Brief:
Read the records below and copy each line that contains "pabs".

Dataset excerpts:
-template <typename T, bool SW, int BM = 256>
-__global__ __launch_bounds__(512) void gemm_nt8_kernel(NTParams p) {
-    static_assert(sizeof(T) == 2, "the phased kernel takes the 16-bit storage types");
-    static_assert(BM == 256 || (BM == 192 && SW), "192-row tiles come with the row-per-lane epilogue");
-    constexpr int RB = 128, BN = 256, BK = 64, WM = BM / 2, NI = WM / 32;
-    constexpr int kBuf = 512 * RB;
-    extern __shared__ __attribute__((aligned(16))) char smem[];
-    if (p.alpha_dev) p.alpha *= *p.alpha_dev;
-
-    const int tid = threadIdx.x, lane = tid & 63;
-    const int wid = __builtin_amdgcn_readfirstlane(tid >> 6);
-    const int wr = wid >> 2, wc = wid & 3;
-    const int nwg = p.tiles_m * p.tiles_n;
-    const int tile = xcd_remap(blockIdx.x, nwg);
-    const int bm0 = (tile / p.tiles_n) * BM, bn0 = (tile % p.tiles_n) * BN;
-
-    NT_PROF_STAMP(p.prof, tid, blockIdx.x * 4 + 0, false);
-    NT8Lane L;
-    {
-        const int lr = lane >> 3, slot = lane & 7;
-#pragma unroll
-        for (int g = 0; g < 2; ++g) {
-            const int ra = g * WM + wid * 8;
-            const int rb = (g * 2 + (wid >> 2)) * 64 + (wid & 3) * 8;
-            const int ra1 = BM == 256 ? ra + 64 : (wid >> 2) * WM + 64 + (wid & 3) * 8;
-            const int rows[4] = {ra, rb, rb + 32, ra1};
-#pragma unroll
-            for (int kind = 0; kind < 4; ++kind) {
-                const int r = rows[kind] + lr;
-                const bool isB = (kind == 1 || kind == 2);
-                const int64_t grow = isB ? min(bn0 + r, p.N - 1) : min(bm0 + r, p.M - 1);
-                L.voff[kind][g] = (uint32_t)(grow * (isB ? p.ldb : p.lda)) + (uint32_t)((slot ^ lds_swz<RB>(r)) << 4);
-                L.dst[kind][g] = (uint32_t)(uintptr_t)smem + (isB ? BM * RB : 0) + rows[kind] * RB;
-            }
-        }
-        const int r = lane & 31, h = lane >> 5, sw = lds_swz<RB>(r);
-#pragma unroll
-        for (int ks = 0; ks < 4; ++ks) L.roff[ks] = r * RB + (((ks * 2 + h) ^ sw) << 4);
-        L.rsA = raw_buffer(p.A);
-        L.rsB = raw_buffer(p.B);
-    }
-
-    f32x16 acc[NI][2];
-#pragma unroll
-    for (int i = 0; i < NI; ++i)
-#pragma unroll
-        for (int j = 0; j < 2; ++j)
-#pragma unroll
-            for (int e = 0; e < 16; ++e) acc[i][j][e] = 0.f;
-
-    AuxReg<T, 2> pre_bits[16];
-    uint32_t row_bits[NI][2];
-    if constexpr (!SW) {
-        if (p.aux_mode == ASE_AUX_RELU_BITS) nt_aux_load<T, 4, 2, 2, 2, 2>(p, 0, lane, bm0 + wr * WM, bn0 + wc * 64, pre_bits);
-    }
-
-    const int nk = p.K / BK;
+template <int BM>
+__device__ __forceinline__ void nt8_lane_setup(NT8Lane& L, const NTParams& p, const char* smem, int bm0, int bn0, int lane, int wid) {
+    constexpr int RB = 128, WM = BM / 2;
+    const int lr = lane >> 3, slot = lane & 7;
+#pragma unroll
+    for (int g = 0; g < 2; ++g) {
+        const int ra = g * WM + wid * 8;
+        const int rb = (g * 2 + (wid >> 2)) * 64 + (wid & 3) * 8;
+        const int ra1 = BM == 256 ? ra + 64 : (wid >> 2) * WM + 64 + (wid & 3) * 8;
+        const int rows[4] = {ra, rb, rb + 32, ra1};
+#pragma unroll
+        for (int kind = 0; kind < 4; ++kind) {
+            const int r = rows[kind] + lr;
+            const bool isB = (kind == 1 || kind == 2);
+            const int64_t grow = isB ? min(bn0 + r, p.N - 1) : min(bm0 + r, p.M - 1);
+            L.voff[kind][g] = (uint32_t)(grow * (isB ? p.ldb : p.lda)) + (uint32_t)((slot ^ lds_swz<RB>(r)) << 4);
+            L.dst[kind][g] = (uint32_t)(uintptr_t)smem + (isB ? BM * RB : 0) + rows[kind] * RB;
+        }
+    }
+    const int r = lane & 31, h = lane >> 5, sw = lds_swz<RB>(r);
+#pragma unroll
+    for (int ks = 0; ks < 4; ++ks) L.roff[ks] = r * RB + (((ks * 2 + h) ^ sw) << 4);
+    L.rsA = raw_buffer(p.A);
+    L.rsB = raw_buffer(p.B);
+}
+
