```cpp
PH_DEV float env_lookup1(float tx, float ds, float dt) { return tx * (1.0f - ds) * (1.0f - dt) + tx * (1.0f - ds) * dt + tx * ds * (1.0f - dt) + tx * ds * dt; }
PH_DEV spec infinite_lookup(const LightRec& l, f2 st) {
    float s = st.x * 1.0f - 0.5f, t = st.y * 1.0f - 0.5f;
    float s0 = floorf(s), t0 = floorf(t);
    float ds = s - s0, dt = t - t0;
    return mks(env_lookup1(l.L[0], ds, dt), env_lookup1(l.L[1], ds, dt), env_lookup1(l.L[2], ds, dt));
}
PH_DEV f3 xf_vec(const float* m, f3 v) {
    return mk3(m[0] * v.x + m[1] * v.y + m[2] * v.z, m[4] * v.x + m[5] * v.y + m[6] * v.z, m[8] * v.x + m[9] * v.y + m[10] * v.z);
}
PH_DEV f3 xf_normal(const float* m_inv, f3 n) {
    return mk3(m_inv[0] * n.x + m_inv[4] * n.y + m_inv[8] * n.z, m_inv[1] * n.x + m_inv[5] * n.y + m_inv[9] * n.z, m_inv[2] * n.x + m_inv[6] * n.y + m_inv[10] * n.z);
}
PH_DEV f3 xf_point_abs_err(const float* m, f3 p, f3 pe, f3& err) {
    const float x = p.x, y = p.y, z = p.z;
    const float xp = (m[0] * x + m[1] * y) + (m[2] * z + m[3]);
    const float yp = (m[4] * x + m[5] * y) + (m[6] * z + m[7]);
    const float zp = (m[8] * x + m[9] * y) + (m[10] * z + m[11]);
    const float wp = (m[12] * x + m[13] * y) + (m[14] * z + m[15]);
    const float g3 = kGamma3;
    err = mk3((g3 + 1.0f) * (pabs(m[0]) * pe.x + pabs(m[1]) * pe.y + pabs(m[2]) * pe.z) + g3 * (pabs(m[0] * x) + pabs(m[1] * y) + pabs(m[2] * z) + pabs(m[3])),
              (g3 + 1.0f) * (pabs(m[4]) * pe.x + pabs(m[5]) * pe.y + pabs(m[6]) * pe.z) + g3 * (pabs(m[4] * x) + pabs(m[5] * y) + pabs(m[6] * z) + pabs(m[7])),
              (g3 + 1.0f) * (pabs(m[8]) * pe.x + pabs(m[9]) * pe.y + pabs(m[10]) * pe.z) + g3 * (pabs(m[8] * x) + pabs(m[9] * y) + pabs(m[10] * z) + pabs(m[11])));
    return (wp == 1.0f) ? mk3(xp, yp, zp) : mk3(xp, yp, zp) / wp;
}
PH_DEV SurfHit make_surface_hit_any(const DeviceScene& sc, f3 rd_world, float time, uint32_t tri_index, uint32_t inst, float b0, float b1, float b2, MeshRec& m_out) {
    if (inst == 0u) return make_surface_hit_rec(sc, rd_world, time, tri_index, b0, b1, b2, m_out);
    const InstRec& I = sc.instances[inst - 1u];
    SurfHit si = make_surface_hit_rec(sc, xf_vec(I.w2i, rd_world), time, tri_index, b0, b1, b2, m_out);
    if (I.flags & PH_INST_IDENTITY) return si;
    f3 pe;
    si.p = xf_point_abs_err(I.i2w, si.p, si.p_error, pe); si.p_error = pe;
    si.wo = normalize(xf_vec(I.i2w, si.wo));
    si.n = normalize(xf_normal(I.w2i, si.n));
    si.ns = normalize(xf_normal(I.w2i, si.ns));
    si.ns = face_forward(si.ns, si.n);
    si.dpdu_s = xf_vec(I.i2w, si.dpdu_s);
    return si;
}
template <bool QUADRIC> PH_DEV SurfHit make_surface_hit_q(const DeviceScene& sc, f3 ro, f3 rd_world, float time, uint32_t tri_index, uint32_t inst, float b0, float b1, float b2, MeshRec& m_out, QSurf* qs) {
    if (QUADRIC) {
        const float4* tp = reinterpret_cast<const float4*>(sc.tris + tri_index);
        const float4 a = tp[0];
        const uint32_t rflags = __float_as_uint(tp[1].w);
        if (rflags & PH_TRI_QUADRIC) {
            m_out = sc.meshes[__float_as_uint(tp[2].w)];
            float rod[6] = {ro.x, ro.y, ro.z, rd_world.x, rd_world.y, rd_world.z};
            quadric_surface(sc.self, __float_as_uint(a.x), rod, qs);
            SurfHit si;
            si.p = qs->p; si.p_error = qs->p_error; si.wo = qs->wo; si.n = qs->n;
            si.ns = qs->n; si.dpdu_s = qs->dpdu;
            si.time = time; si.prim = __float_as_uint(a.w);
            return si;
        }
        qs->hit = 0u;
    }
    return make_surface_hit_any(sc, rd_world, time, tri_index, inst, b0, b1, b2, m_out);
}
PH_DEV spec area_L(const LightRec& l, f3 n, f3 w) {
    return (l.two_sided || dot(n, w) > 0.0f) ? mks(l.L[0], l.L[1], l.L[2]) : mks1(0.0f);
}
static __device__ __noinline__ spec envmap_lookup(const DeviceScene* dsc, uint32_t mip, float s, float t);
static __device__ __noinline__ float envmap_sample(const DeviceScene* dsc, uint32_t dist_off, uint32_t dw, uint32_t dh, float u0, float u1, float* d0, float* d1);
static __device__ __noinline__ float envmap_pdf(const DeviceScene* dsc, uint32_t dist_off, uint32_t dw, uint32_t dh, float px, float py);
template <bool MAP = true> PH_DEV spec light_le(const DeviceScene& sc, const LightRec& l, f3 ray_d) {
    if (l.type != PH_L_INFINITE) return mks1(0.0f);
    f3 w = normalize(xf_vec(l.w2l, ray_d));
    const float s = spherical_phi(w) * kInvTwoPi, t = spherical_theta(w) * kInvPi;
    if (MAP && l.map_mip1) return envmap_lookup(sc.self, l.map_mip1 - 1u, s, t);
    return infinite_lookup(l, mk2(s, t));
}
PH_DEV float dist2_sample_continuous(const float* func, const float* cdf, float func_int, float u, float& pdf, uint32_t& off) {
    uint32_t offset = find_interval_cdf(cdf, 3, u);
    float du = u - cdf[offset];
    if (cdf[offset + 1] - cdf[offset] > 0.0f) du = ph_div(du, cdf[offset + 1] - cdf[offset]);
    pdf = func_int > 0.0f ? ph_div(func[offset], func_int) : 0.0f;
    off = offset;
    return ph_div((float)offset + du, 2.0f);
}

struct LiSample { f3 wi; float pdf; spec value; f3 vp, vperr, vn; bool valid; };
template <bool MAP = true> PH_DEV LiSample light_sample_li(const DeviceScene& sc, const LightRec& l, const SurfHit& hit, f2 u) {
    LiSample r;
    r.valid = false; r.pdf = 0.0f; r.wi = mk3(0, 0, 0); r.value = mks1(0.0f);
    r.vp = mk3(0, 0, 0); r.vperr = mk3(0, 0, 0); r.vn = mk3(0, 0, 0);
    if (l.type == PH_L_INFINITE) {
        float d0, d1, map_pdf;
        if (MAP && l.map_mip1) map_pdf = envmap_sample(sc.self, l.dist_off, l.dw, l.dh, u.x, u.y, &d0, &d1);
        else {
            float pdf1, pdf0; uint32_t v, dummy;
            d1 = dist2_sample_continuous(l.marg_func, l.marg_cdf, l.marg_int, u.y, pdf1, v);
            d0 = dist2_sample_continuous(l.cond_func + 2 * v, l.cond_cdf + 3 * v, l.cond_int[v], u.x, pdf0, dummy);
            map_pdf = pdf0 * pdf1;
        }
        if (map_pdf == 0.0f) return r;
        float theta = d1 * kPi, phi = d0 * kTwoPi;
        float cos_theta, sin_theta, sin_phi_, cos_phi_;
        d_sincos(theta, sin_theta, cos_theta);
        d_sincos(phi, sin_phi_, cos_phi_);
        r.wi = xf_vec(l.l2w, mk3(sin_theta * cos_phi_, sin_theta * sin_phi_, cos_theta));
        r.pdf = ph_div(map_pdf, kTwoPi * kPi * sin_theta);
        if (sin_theta == 0.0f) r.pdf = 0.0f;
        r.vp = hit.p + r.wi * (2.0f * sc.world_radius);
        r.value = (MAP && l.map_mip1) ? envmap_lookup(sc.self, l.map_mip1 - 1u, d0, d1) : infinite_lookup(l, mk2(d0, d1));
        r.valid = true;
    } else if (l.type == PH_L_DISTANT) {
        f3 w = mk3(l.v[0], l.v[1], l.v[2]);
        r.wi = w; r.pdf = 1.0f; r.vp = hit.p + w * (2.0f * sc.world_radius); r.value = mks(l.L[0], l.L[1], l.L[2]); r.valid = true;
    } else if (l.type == PH_L_SPOT) {
        f3 pl = mk3(l.v[0], l.v[1], l.v[2]);
        r.wi = normalize(pl - hit.p); r.pdf = 1.0f; r.vp = pl;
        const f3 wl = normalize(xf_vec(l.w2l, -r.wi));
        const float cos_theta = wl.z;
        float fall;
        if (cos_theta < l.cos_total_width) fall = 0.0f;
        else if (cos_theta >= l.cos_falloff_start) fall = 1.0f;
        else { const float delta = ph_div(cos_theta - l.cos_total_width, l.cos_falloff_start - l.cos_total_width); fall = (delta * delta) * (delta * delta); }
        r.value = mks(l.L[0], l.L[1], l.L[2]) * fall / distance_squared(pl, hit.p); r.valid = true;
    } else if (l.type == PH_L_PROJECTION) {
        f3 pl = mk3(l.v[0], l.v[1], l.v[2]);
        r.wi = normalize(pl - hit.p); r.pdf = 1.0f; r.vp = pl;
        spec pr = mks1(0.0f);
        const f3 wl = xf_vec(l.w2l, -r.wi);
        if (!(wl.z < 1e-3f)) {
            const float* m = l.proj;
            const float xp = m[0] * wl.x + m[1] * wl.y + m[2] * wl.z + m[3], yp = m[4] * wl.x + m[5] * wl.y + m[6] * wl.z + m[7];
            const float zp = m[8] * wl.x + m[9] * wl.y + m[10] * wl.z + m[11], wp = m[12] * wl.x + m[13] * wl.y + m[14] * wl.z + m[15];
            const f3 pp = (wp == 1.0f) ? mk3(xp, yp, zp) : mk3(xp, yp, zp) / wp;
            if (pp.x >= l.screen[0] && pp.x <= l.screen[1] && pp.y >= l.screen[2] && pp.y <= l.screen[3]) {
                if (!(MAP && l.map_mip1)) pr = mks1(1.0f);
                else {
                    float ox = pp.x - l.screen[0], oy = pp.y - l.screen[2];
                    if (l.screen[1] > l.screen[0]) ox = ph_div(ox, l.screen[1] - l.screen[0]);
                    if (l.screen[3] > l.screen[2]) oy = ph_div(oy, l.screen[3] - l.screen[2]);
                    pr = envmap_lookup(sc.self, l.map_mip1 - 1u, ox, oy);
                }
            }
        }
        r.value = mks(l.L[0], l.L[1], l.L[2]) * pr / distance_squared(pl, hit.p); r.valid = true;
    } else if (l.type == PH_L_GONIO) {
// ... 67 lines not shown
```

### pbrt-v3-rs_amd/csrc/wavefront.hip

```cpp
#define PH_OUTLINE_MATH 1
#include "host_math.h"
#include "pt_device.h"
#include "scene_host.h"
#include "spatial.h"
#include "bsdf_general.h"
#include "texture.h"
#include "raysort.h"
#include "phase_clock.h"
#include "matsort.h"
#include "wf_device.h"
#include "chunk_plan.h"
#include <algorithm>
#include <cstdlib>

namespace ph {

enum : uint32_t { F_EXT = 1u, F_PSH = 2u, F_PMIS = 4u, F_SPEC = 8u, F_NODIFF = 16u };

struct IterCounters {
    uint32_t n_cl, n_sh, n_live, head_cl, head_sh, pad[3];
};
struct DevStats { unsigned long long camera_rays, paths_total, paths_zero; };

struct TileInfo {
// ... 183 lines not shown
template <> struct BsdfOps<false> {
    using T = Bsdf;
    static PH_DEV T make(const DeviceScene& sc, const SurfHit& si, uint32_t mat) { return make_bsdf(sc, si, mat); }
    static PH_DEV bool has_non_specular(const T& b) { return b.has_bxdf; }
    static PH_DEV spec f_ns(const T& b, f3 wo, f3 wi) { return bsdf_f(b, wo, wi); }
    static PH_DEV float pdf_ns(const T& b, f3 wo, f3 wi) { return bsdf_pdf(b, wo, wi); }
    static PH_DEV void sample_ns(const T& b, f3 wo, f2 u, spec& f, float& pdf, f3& wi) { bsdf_sample_f(b, wo, u, f, pdf, wi); }
    static PH_DEV void sample_all(const T& b, f3 wo, f2 u, spec& f, float& pdf, f3& wi, uint32_t& type) { bsdf_sample_f(b, wo, u, f, pdf, wi); type = BX_REFL | BX_DIFF; }
    static PH_DEV float eta(const T&) { return 1.0f; }
    static PH_DEV void apply_textures(T& b, const TexOut* to, const MaterialRec& mr) {
        if (mr.kd_tex1) { const spec kd = mks(to->col[0][0], to->col[0][1], to->col[0][2]); b.r = kd; b.has_bxdf = !is_black(kd); }
        if (mr.sigma_tex1) { b.oren = (to->lambert & 1u) == 0u; b.a = to->col[0][3]; b.b = to->col[1][3]; }
    }
};
template <> struct BsdfOps<true> {
    using T = GBsdf;
    static PH_DEV T make(const DeviceScene& sc, const SurfHit& si, uint32_t mat) { return make_gbsdf(sc, si, mat); }
    static PH_DEV bool has_non_specular(const T& b) { return bsdf_num_components(b, BX_ALL & ~BX_SPEC) > 0u; }
    static PH_DEV spec f_ns(const T& b, f3 wo, f3 wi) { return bsdf_f(b, wo, wi, BX_ALL & ~BX_SPEC); }
    static PH_DEV float pdf_ns(const T& b, f3 wo, f3 wi) { return bsdf_pdf(b, wo, wi, BX_ALL & ~BX_SPEC); }
    static PH_DEV void sample_ns(const T& b, f3 wo, f2 u, spec& f, float& pdf, f3& wi) { uint32_t t; bsdf_sample_f(b, wo, u, BX_ALL & ~BX_SPEC, f, pdf, wi, t); }
    static PH_DEV void sample_all(const T& b, f3 wo, f2 u, spec& f, float& pdf, f3& wi, uint32_t& type) { bsdf_sample_f(b, wo, u, BX_ALL, f, pdf, wi, type); }
    static PH_DEV float eta(const T& b) { return b.eta; }
    static PH_DEV void apply_textures(T& b, const TexOut* to, const MaterialRec& mr) {
        b.keep = hit_lobe_mask(mr, b.lobes, b.n, to, b.eta);
        b.hit = to;
    }
};
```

Response for this exercise:
    err = mk3((g3 + 1.0f) * (pabs(m[0]) * pe.x + pabs(m[1]) * pe.y + pabs(m[2]) * pe.z) + g3 * (pabs(m[0] * x) + pabs(m[1] * y) + pabs(m[2] * z) + pabs(m[3])),
              (g3 + 1.0f) * (pabs(m[4]) * pe.x + pabs(m[5]) * pe.y + pabs(m[6]) * pe.z) + g3 * (pabs(m[4] * x) + pabs(m[5] * y) + pabs(m[6] * z) + pabs(m[7])),
              (g3 + 1.0f) * (pabs(m[8]) * pe.x + pabs(m[9]) * pe.y + pabs(m[10]) * pe.z) + g3 * (pabs(m[8] * x) + pabs(m[9] * y) + pabs(m[10] * z) + pabs(m[11])));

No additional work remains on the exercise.